▸ **Dataset items**
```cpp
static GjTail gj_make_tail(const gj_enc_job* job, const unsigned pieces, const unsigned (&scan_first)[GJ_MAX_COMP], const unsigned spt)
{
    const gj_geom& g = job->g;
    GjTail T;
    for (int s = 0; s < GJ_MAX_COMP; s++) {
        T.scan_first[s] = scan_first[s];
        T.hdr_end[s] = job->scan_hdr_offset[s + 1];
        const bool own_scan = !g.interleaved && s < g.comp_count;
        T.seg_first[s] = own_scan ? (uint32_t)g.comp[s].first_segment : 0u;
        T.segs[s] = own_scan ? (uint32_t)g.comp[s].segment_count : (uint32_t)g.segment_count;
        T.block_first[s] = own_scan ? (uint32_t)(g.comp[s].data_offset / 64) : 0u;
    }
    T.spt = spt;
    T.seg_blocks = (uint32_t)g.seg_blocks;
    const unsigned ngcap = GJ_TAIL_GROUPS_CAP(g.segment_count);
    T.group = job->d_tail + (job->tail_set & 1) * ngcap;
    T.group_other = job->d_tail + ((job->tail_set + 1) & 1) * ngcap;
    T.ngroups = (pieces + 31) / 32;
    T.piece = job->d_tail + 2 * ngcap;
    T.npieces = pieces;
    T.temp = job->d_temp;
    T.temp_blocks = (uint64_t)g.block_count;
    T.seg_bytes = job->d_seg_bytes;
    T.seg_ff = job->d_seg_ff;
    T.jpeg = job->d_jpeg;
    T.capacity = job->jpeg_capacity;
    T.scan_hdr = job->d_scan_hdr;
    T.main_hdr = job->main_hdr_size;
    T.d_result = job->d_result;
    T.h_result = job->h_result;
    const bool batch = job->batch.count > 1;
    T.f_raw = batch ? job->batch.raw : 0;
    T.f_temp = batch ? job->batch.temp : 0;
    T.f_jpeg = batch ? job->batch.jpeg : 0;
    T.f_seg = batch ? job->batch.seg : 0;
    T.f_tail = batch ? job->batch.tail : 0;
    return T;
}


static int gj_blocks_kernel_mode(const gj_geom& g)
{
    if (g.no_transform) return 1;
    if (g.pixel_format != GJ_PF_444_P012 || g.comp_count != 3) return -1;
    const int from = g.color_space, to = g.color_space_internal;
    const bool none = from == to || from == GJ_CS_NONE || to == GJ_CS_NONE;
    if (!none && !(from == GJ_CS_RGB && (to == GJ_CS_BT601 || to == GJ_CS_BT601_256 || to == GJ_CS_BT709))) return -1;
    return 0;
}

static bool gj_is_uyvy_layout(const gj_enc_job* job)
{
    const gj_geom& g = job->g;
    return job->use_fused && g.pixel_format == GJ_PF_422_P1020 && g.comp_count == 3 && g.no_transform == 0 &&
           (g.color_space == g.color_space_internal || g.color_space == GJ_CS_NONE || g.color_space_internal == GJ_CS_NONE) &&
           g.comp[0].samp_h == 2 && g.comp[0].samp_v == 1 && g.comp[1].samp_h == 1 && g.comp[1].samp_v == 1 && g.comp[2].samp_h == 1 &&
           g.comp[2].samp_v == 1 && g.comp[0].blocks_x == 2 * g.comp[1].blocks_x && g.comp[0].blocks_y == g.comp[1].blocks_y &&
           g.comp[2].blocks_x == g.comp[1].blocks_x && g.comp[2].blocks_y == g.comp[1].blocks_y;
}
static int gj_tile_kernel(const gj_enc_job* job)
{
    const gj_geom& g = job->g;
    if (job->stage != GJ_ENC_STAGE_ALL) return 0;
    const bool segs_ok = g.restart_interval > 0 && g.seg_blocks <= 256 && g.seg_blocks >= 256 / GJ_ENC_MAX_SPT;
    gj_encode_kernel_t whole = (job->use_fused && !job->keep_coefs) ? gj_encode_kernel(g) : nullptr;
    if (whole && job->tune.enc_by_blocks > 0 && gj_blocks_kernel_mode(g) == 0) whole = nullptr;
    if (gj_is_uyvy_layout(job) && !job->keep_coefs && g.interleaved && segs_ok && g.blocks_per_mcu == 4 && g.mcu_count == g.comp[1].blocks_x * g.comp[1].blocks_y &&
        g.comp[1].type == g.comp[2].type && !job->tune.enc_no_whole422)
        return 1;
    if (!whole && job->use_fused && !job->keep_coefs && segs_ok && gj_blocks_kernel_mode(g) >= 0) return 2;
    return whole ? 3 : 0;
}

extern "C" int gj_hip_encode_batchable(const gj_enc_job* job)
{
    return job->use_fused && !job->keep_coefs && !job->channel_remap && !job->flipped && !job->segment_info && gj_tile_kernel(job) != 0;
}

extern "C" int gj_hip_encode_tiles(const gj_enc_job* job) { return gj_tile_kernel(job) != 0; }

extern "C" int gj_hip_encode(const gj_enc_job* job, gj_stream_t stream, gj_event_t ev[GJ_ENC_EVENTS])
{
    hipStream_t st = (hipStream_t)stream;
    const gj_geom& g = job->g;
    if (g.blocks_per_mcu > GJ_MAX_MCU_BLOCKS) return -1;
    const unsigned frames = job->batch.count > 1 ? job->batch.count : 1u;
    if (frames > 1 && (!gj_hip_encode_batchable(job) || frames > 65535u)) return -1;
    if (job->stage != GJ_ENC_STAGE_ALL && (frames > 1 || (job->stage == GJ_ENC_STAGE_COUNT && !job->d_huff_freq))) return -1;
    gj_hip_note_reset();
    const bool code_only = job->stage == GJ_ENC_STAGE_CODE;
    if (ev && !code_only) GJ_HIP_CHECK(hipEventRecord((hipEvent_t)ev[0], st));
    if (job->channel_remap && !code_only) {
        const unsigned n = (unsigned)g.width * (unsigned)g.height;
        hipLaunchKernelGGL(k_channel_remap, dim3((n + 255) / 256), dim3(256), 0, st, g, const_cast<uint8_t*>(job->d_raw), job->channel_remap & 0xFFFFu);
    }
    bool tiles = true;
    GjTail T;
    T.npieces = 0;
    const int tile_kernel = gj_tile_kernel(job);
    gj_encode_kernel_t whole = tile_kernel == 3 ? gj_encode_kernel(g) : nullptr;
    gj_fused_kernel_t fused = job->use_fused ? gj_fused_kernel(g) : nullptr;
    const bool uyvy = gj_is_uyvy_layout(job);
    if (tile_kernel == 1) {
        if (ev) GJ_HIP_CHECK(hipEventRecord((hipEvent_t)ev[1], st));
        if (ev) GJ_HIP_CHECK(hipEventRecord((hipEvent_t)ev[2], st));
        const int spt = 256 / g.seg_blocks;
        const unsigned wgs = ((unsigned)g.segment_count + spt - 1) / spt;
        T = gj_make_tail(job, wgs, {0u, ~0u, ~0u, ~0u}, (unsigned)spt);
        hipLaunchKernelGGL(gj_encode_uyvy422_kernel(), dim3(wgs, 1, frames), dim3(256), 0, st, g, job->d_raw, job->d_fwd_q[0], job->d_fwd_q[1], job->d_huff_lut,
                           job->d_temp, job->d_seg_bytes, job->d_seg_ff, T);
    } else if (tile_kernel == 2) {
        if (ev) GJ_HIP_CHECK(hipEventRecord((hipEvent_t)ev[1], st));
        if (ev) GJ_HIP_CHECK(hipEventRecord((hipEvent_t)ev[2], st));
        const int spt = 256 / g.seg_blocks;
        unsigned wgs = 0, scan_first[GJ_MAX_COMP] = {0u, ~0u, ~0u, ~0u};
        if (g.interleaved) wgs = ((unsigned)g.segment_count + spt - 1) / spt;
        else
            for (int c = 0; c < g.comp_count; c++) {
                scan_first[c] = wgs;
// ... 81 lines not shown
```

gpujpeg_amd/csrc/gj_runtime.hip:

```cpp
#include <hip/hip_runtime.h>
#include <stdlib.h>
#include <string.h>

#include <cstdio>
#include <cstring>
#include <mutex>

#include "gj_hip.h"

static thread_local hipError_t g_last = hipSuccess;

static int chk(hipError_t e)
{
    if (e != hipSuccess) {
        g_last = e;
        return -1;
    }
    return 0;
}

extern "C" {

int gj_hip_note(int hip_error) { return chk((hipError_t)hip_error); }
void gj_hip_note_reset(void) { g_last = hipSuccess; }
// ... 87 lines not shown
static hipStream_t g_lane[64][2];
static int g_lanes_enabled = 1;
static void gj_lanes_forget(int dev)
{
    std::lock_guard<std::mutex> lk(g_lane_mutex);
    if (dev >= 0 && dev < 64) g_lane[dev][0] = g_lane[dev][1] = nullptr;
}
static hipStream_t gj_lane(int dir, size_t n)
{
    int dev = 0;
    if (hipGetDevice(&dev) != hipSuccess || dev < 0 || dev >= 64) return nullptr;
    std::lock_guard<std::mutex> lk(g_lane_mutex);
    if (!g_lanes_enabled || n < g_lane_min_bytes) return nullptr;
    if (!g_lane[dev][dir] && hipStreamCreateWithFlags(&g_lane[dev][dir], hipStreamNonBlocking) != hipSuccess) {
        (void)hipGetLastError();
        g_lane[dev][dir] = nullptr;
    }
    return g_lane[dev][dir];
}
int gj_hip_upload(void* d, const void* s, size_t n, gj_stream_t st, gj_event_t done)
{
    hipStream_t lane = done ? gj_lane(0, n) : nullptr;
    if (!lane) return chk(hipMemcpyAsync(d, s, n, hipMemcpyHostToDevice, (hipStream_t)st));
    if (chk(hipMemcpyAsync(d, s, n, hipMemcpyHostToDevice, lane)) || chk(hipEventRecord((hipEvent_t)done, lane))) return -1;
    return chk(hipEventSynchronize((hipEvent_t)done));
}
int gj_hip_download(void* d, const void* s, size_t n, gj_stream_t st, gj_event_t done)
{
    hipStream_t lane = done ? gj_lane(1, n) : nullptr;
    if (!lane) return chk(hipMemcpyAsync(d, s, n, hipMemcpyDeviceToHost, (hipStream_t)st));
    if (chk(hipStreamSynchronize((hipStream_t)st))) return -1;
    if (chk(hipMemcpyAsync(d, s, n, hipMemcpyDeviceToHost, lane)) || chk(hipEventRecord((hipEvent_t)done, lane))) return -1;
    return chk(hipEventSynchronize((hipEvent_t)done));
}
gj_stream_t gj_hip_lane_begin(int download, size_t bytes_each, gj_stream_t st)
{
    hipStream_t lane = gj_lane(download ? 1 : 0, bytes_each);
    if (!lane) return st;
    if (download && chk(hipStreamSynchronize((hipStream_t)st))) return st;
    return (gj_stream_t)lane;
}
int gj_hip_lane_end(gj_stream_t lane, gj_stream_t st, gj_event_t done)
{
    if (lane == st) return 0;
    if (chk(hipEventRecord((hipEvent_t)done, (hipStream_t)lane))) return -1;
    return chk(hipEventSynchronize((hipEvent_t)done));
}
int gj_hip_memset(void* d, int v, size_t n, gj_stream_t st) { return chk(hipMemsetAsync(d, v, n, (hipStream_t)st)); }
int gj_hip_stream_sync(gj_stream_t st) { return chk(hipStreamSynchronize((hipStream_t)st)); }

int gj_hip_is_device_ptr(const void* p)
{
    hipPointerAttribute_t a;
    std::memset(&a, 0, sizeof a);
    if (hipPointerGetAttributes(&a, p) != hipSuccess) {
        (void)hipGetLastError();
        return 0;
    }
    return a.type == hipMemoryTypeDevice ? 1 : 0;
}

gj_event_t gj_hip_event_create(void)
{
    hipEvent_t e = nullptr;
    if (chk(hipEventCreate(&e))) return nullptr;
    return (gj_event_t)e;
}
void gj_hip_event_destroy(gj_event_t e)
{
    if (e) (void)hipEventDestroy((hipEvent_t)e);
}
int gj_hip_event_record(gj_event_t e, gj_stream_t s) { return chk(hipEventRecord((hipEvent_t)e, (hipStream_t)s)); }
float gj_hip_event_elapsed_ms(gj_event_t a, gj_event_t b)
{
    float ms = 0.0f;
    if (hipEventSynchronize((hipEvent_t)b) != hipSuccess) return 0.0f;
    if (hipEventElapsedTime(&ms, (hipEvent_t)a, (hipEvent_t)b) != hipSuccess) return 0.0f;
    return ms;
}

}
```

▸ **Exercise aim**
Check each line above for the word "hipStreamSynchronize" and copy every line that has it.

▸ **Your response**
    if (chk(hipStreamSynchronize((hipStream_t)st))) return -1;
    if (download && chk(hipStreamSynchronize((hipStream_t)st))) return st;
int gj_hip_stream_sync(gj_stream_t st) { return chk(hipStreamSynchronize((hipStream_t)st)); }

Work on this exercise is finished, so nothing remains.